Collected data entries
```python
def make_qd_config(config, qconfig, num_dots, resolution, batch, *, env_chunk=0, flags=0, noise_flags=0, seed=0,
                   env_id_offset=0):
    sim, rew, cm = config["simulator"], config["reward"], config["capacitance_model"]
    nearest = bool(cm.get("nearest_neighbour"))
    k = check_solver_options(qconfig, n_dot=num_dots)
    ncs = k if k is not None else -max_charge_carriers(qconfig)
    return _lib.QdConfig(struct_size=ctypes.sizeof(_lib.QdConfig), n_dot=int(num_dots), resolution=int(resolution),
                         batch=int(batch), max_steps=int(sim["max_steps"]), env_chunk=int(env_chunk), flags=int(flags),
                         noise_flags=int(noise_flags),
                         gate_ramp_start=float(rew["gate_ramp_start"]),
                         gate_quadratic_start=float(rew["gate_quadratic_start"]),
                         barrier_ramp_start=float(rew["barrier_ramp_start"]),
                         kalman_prior_mean=0.3, kalman_prior_variance=0.5, kalman_prior_mean_nnn=0.15,
                         kalman_variance_threshold=float(cm.get("variance_threshold", 0.05)),
                         kalman_process_noise=float(cm.get("process_noise", 0.0)),
                         rng_seed=int(seed) & 0xFFFFFFFFFFFFFFFF, env_id_offset=int(env_id_offset),
                         use_deltas=1 if sim.get("use_deltas") else 0,
                         sparse_reward=1 if rew.get("sparse_reward") else 0,
                         gate_curve_type=_lib.QD_CURVES[rew.get("gate_curve_type", "constant")],
                         update_method=_lib.QD_UPDATE_DIRECT if cm["update_method"] == "direct" else _lib.QD_UPDATE_KALMAN,
                         cnn_outputs=2 if nearest else 3, num_charge_states=ncs,
                         delta_max=float(sim.get("delta_max", 0.0)),
                         gate_curve_exponent=float(rew.get("gate_curve_exponent", 2.0)),
                         plunger_radius=float(rew.get("plunger_radius", 0.0)),
                         outer_plunger_radius=float(rew.get("outer_plunger_radius", 0.0)),
                         outer_plunger_reward_max=float(rew.get("outer_plunger_reward_max", 0.0)),
                         barrier_radius=float(rew.get("barrier_radius", 0.0)))


class VecQuantumDeviceEnv:
    def __init__(self, num_envs, num_dots=None, config_path=None, qarray_config_path=None,
                 resolution=None, device=None, seed=None, env_id_offset=0, capacitance_model=None,
                 validate=False, env_chunk=0, reset_kalman_on_reset=False, noise=None,
                 vary_peak_width=False, peak_width_alpha=0.01, voltage_capacitance_model=None, pixel_search=False,
                 num_charge_states=None):
        if seed is None:
            seed = int(np.random.SeedSequence().entropy) & 0x7FFFFFFFFFFF
        self.seed = int(seed)
        self.env_id_offset = int(env_id_offset)
        self.config = load_yaml(config_path, "env_config.yaml")
        self.qconfig = load_yaml(qarray_config_path, "qarray_config.yaml")
        override_charge_states(self.qconfig, num_charge_states)
        if voltage_capacitance_model is not None:
            self.qconfig["simulator"]["voltage_capacitance_model"]["type"] = \
                None if voltage_capacitance_model in ("none", "null") else voltage_capacitance_model
        sim = self.config["simulator"]
        self.num_envs = int(num_envs)
        self.num_dots = int(num_dots if num_dots is not None else sim["num_dots"])
        self.num_charge_states = check_solver_options(self.qconfig, n_dot=self.num_dots)
        self.max_charge_carriers = max_charge_carriers(self.qconfig) if self.num_charge_states is None else None
        self.use_barriers = bool(sim["use_barriers"])
        if not self.use_barriers:
            raise NotImplementedError("env.py only supports barrier mode for now")
        rew = self.config["reward"]
        if rew.get("gate_curve_type", "constant") not in _lib.QD_CURVES:
            raise ValueError(f"Unknown curve type: {rew.get('gate_curve_type')}")
        self.resolution = int(resolution if resolution is not None else sim["resolution"])
        self.max_steps = int(sim["max_steps"])
        self.update_method = self.config["capacitance_model"]["update_method"]
        if self.update_method in ("bayesian", "kriging", "ema"):
            raise NotImplementedError(f"update_method={self.update_method!r} requires an updater module the "
                                      "reference removed; use 'kalman' or 'direct'")
        if self.update_method == "fake":
            raise ValueError("update_method 'fake' fails in the reference's barrier mode (shape mismatch in "
                             "QarrayBaseClass._update_virtual_gate_matrix); not built")
        if self.update_method not in (None, "kalman", "direct", "perfect"):
            raise ValueError(f"Unknown update method: {self.update_method}")
        self.nearest_neighbour = bool(self.config["capacitance_model"].get("nearest_neighbour"))
        self.cnn_outputs = 2 if self.nearest_neighbour else 3
        if self.update_method in (None, "perfect"):
            capacitance_model = None
        self.capacitance_model = capacitance_model
        if self.update_method in ("kalman", "direct") and capacitance_model is None:
            raise RuntimeError("Error initialising capacitance model: update_method 'kalman' needs a "
                               "capacitance_model callable (images -> values, log_vars)")
        if not torch.cuda.is_available():
            raise RuntimeError("VecQuantumDeviceEnv needs a ROCm GPU (no CPU fallback)")
        self.device = torch.device(device if device is not None else "cuda")
        if self.device.index is None:
            self.device = torch.device("cuda", torch.cuda.current_device())
        self.reset_kalman_on_reset = bool(reset_kalman_on_reset)
        N = self.num_dots; R = self.resolution; B = self.num_envs
        self.N, self.R, self.B, self.C = N, R, B, N - 1
        self.L = layout(N)
        self.sampler = DeviceSampler(N, self.qconfig, self.config, vary_peak_width=vary_peak_width,
                                     peak_width_alpha=peak_width_alpha,
                                     perfect_vgm=self.update_method == "perfect")
        self._rngs = [np.random.Generator(np.random.PCG64(self.seed + self.env_id_offset + e)) for e in range(B)]
        self._lib = _lib.lib()
        self.noise_flags = self._noise_flags(noise)
        self._probe_serials = 0
        cfg = make_qd_config(self.config, self.qconfig, N, R, B, env_chunk=env_chunk,
                             flags=(_lib.QD_FLAG_VALIDATE if validate else 0) | (_lib.QD_FLAG_PIXEL_SEARCH if pixel_search else 0),
                             noise_flags=self.noise_flags, seed=self.seed, env_id_offset=self.env_id_offset)
        self._h = ctypes.c_void_p()
        rc = self._lib.qd_create(ctypes.byref(cfg), self.device.index, ctypes.byref(self._h))
        if rc != 0:
            msg = self._lib.qd_last_error(self._h).decode() if self._h else "no handle"
            if self._h:
                self._lib.qd_destroy(self._h)
                self._h = None
            raise _lib.QdError(f"qd_create failed (code {rc}): {msg}")
        self.validate = bool(validate)
        dev = self.device
        self.global_image = torch.zeros((B, R, R, self.C), dtype=torch.float32, device=dev)
        self.plunger_images = torch.zeros((B, N, R, R, 2), dtype=torch.float32, device=dev)
        self.barrier_images = torch.zeros((B, self.C, R, R, 1), dtype=torch.float32, device=dev)
        self.voltages = torch.zeros((B, 2 * N - 1), dtype=torch.float32, device=dev)
        self.rewards = torch.zeros((B, 2 * N - 1), dtype=torch.float64, device=dev)
        self.truncated = torch.zeros((B,), dtype=torch.uint8, device=dev)
        _lib.check(self._h, self._lib.qd_bind_outputs(self._h, self.global_image.data_ptr(),
                                                      self.plunger_images.data_ptr(),
                                                      self.barrier_images.data_ptr(),
                                                      self.voltages.data_ptr()), "qd_bind_outputs")
        self._params_host = np.zeros((B, self.L.size))
        self._steps_host = np.zeros(B, np.int64)
        self._needs_reset = True
        self.obs_count = 0
        self.final = None

    def _noise_flags(self, noise):
        if not noise:
            return 0
        if noise is True:
            rn = self.config["simulator"].get("radial_noise") or {}
            lt = self.qconfig["simulator"]["model"].get("latching_model_parameters") or {}
            return (_lib.QD_NOISE_SENSOR | (_lib.QD_NOISE_RADIAL if rn.get("enabled") else 0)
                    | (_lib.QD_NOISE_LATCH if lt.get("Exists") else 0))
        f = 0
        for k in noise:
            f |= {"sensor": _lib.QD_NOISE_SENSOR, "radial": _lib.QD_NOISE_RADIAL, "latch": _lib.QD_NOISE_LATCH}[k]
        return f

    def _stream(self):
        return ctypes.c_void_p(torch.cuda.current_stream(self.device).cuda_stream)

    def close(self):
        if getattr(self, "_h", None) is not None and self._h:
            self._lib.qd_destroy(self._h)
            self._h = None

    def __del__(self):
        try:
            self.close()
        except Exception:
            pass
# ... 358 lines not shown
```

Before: 13030 env-steps/s.

## Prune ground-state solves with a pairwise upper bound instead of the Gershgorin zero test

Computes a per-half-wave upper bound on the minimum energy from pairwise 2x2 bounds, plus a norm-scaled margin. A component is solved only if its Gershgorin lower bound falls below that bound, rather than whenever it is at or below zero. This is meant to skip more small eigen-solves in the ground-state structure kernel. The change also adds a DPP-based f64 half-wave min reduction, packs neighbour indices into one register, and bounds the row-zeroing loop by the largest solved segment. The old zero criterion stays available behind a new flag. The extra LDS write, reduction and wave barriers add cost, and the bound must never prune a true ground state.

Measured after the change: 13260 env-steps/s, median of 6. +1.7%, better.

```diff
diff --git a/__graft_entry__.py b/__graft_entry__.py
--- a/__graft_entry__.py
+++ b/__graft_entry__.py
@@ -15,6 +15,7 @@
     subprocess.check_call(["make", "-C", os.path.join(ROOT, "tests", "hosttest"), "libqdsim_hosttest.so", "qd_scratch_asan"])
     subprocess.check_call(["make", "-C", os.path.join(ROOT, "tests", "hosttest_wave"), "libqdsim_hosttest_wave.so"])
     subprocess.check_call(["make", "-C", os.path.join(ROOT, "tests", "hosttest_gs"), "libqdsim_hosttest_gs.so"])
+    subprocess.check_call(["make", "-C", os.path.join(ROOT, "tests", "hosttest_prune"), "libqdsim_hosttest_prune.so"])
     subprocess.check_call(["make", "-C", os.path.join(ROOT, "tests", "hosttest_points"), "libqdsim_hosttest_points.so"])
     subprocess.check_call(["make", "-C", os.path.join(ROOT, "tests", "hosttest_latch"), "libqdsim_hosttest_latch.so"])
     subprocess.check_call(["make", "-C", os.path.join(ROOT, "tests", "gputest_eig"), "libqdsim_gputest_eig.so"])
diff --git a/include/qdsim.h b/include/qdsim.h
--- a/include/qdsim.h
+++ b/include/qdsim.h
@@ -16,6 +16,7 @@
 #define QD_FLAG_VALIDATE 1
 #define QD_FLAG_PIXEL_SEARCH 2
 #define QD_FLAG_RETIRED_TILE_FUSED 4
+#define QD_FLAG_GS_GERSHGORIN_ZERO 8
 
 #define QD_NOISE_SENSOR 1
 #define QD_NOISE_RADIAL 2
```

▶ [EXERCISE BRIEF] Filter the data down to the lines that contain the string "RuntimeError", and copy them.

▶ [ANSWER]
            raise RuntimeError("Error initialising capacitance model: update_method 'kalman' needs a "
            raise RuntimeError("VecQuantumDeviceEnv needs a ROCm GPU (no CPU fallback)")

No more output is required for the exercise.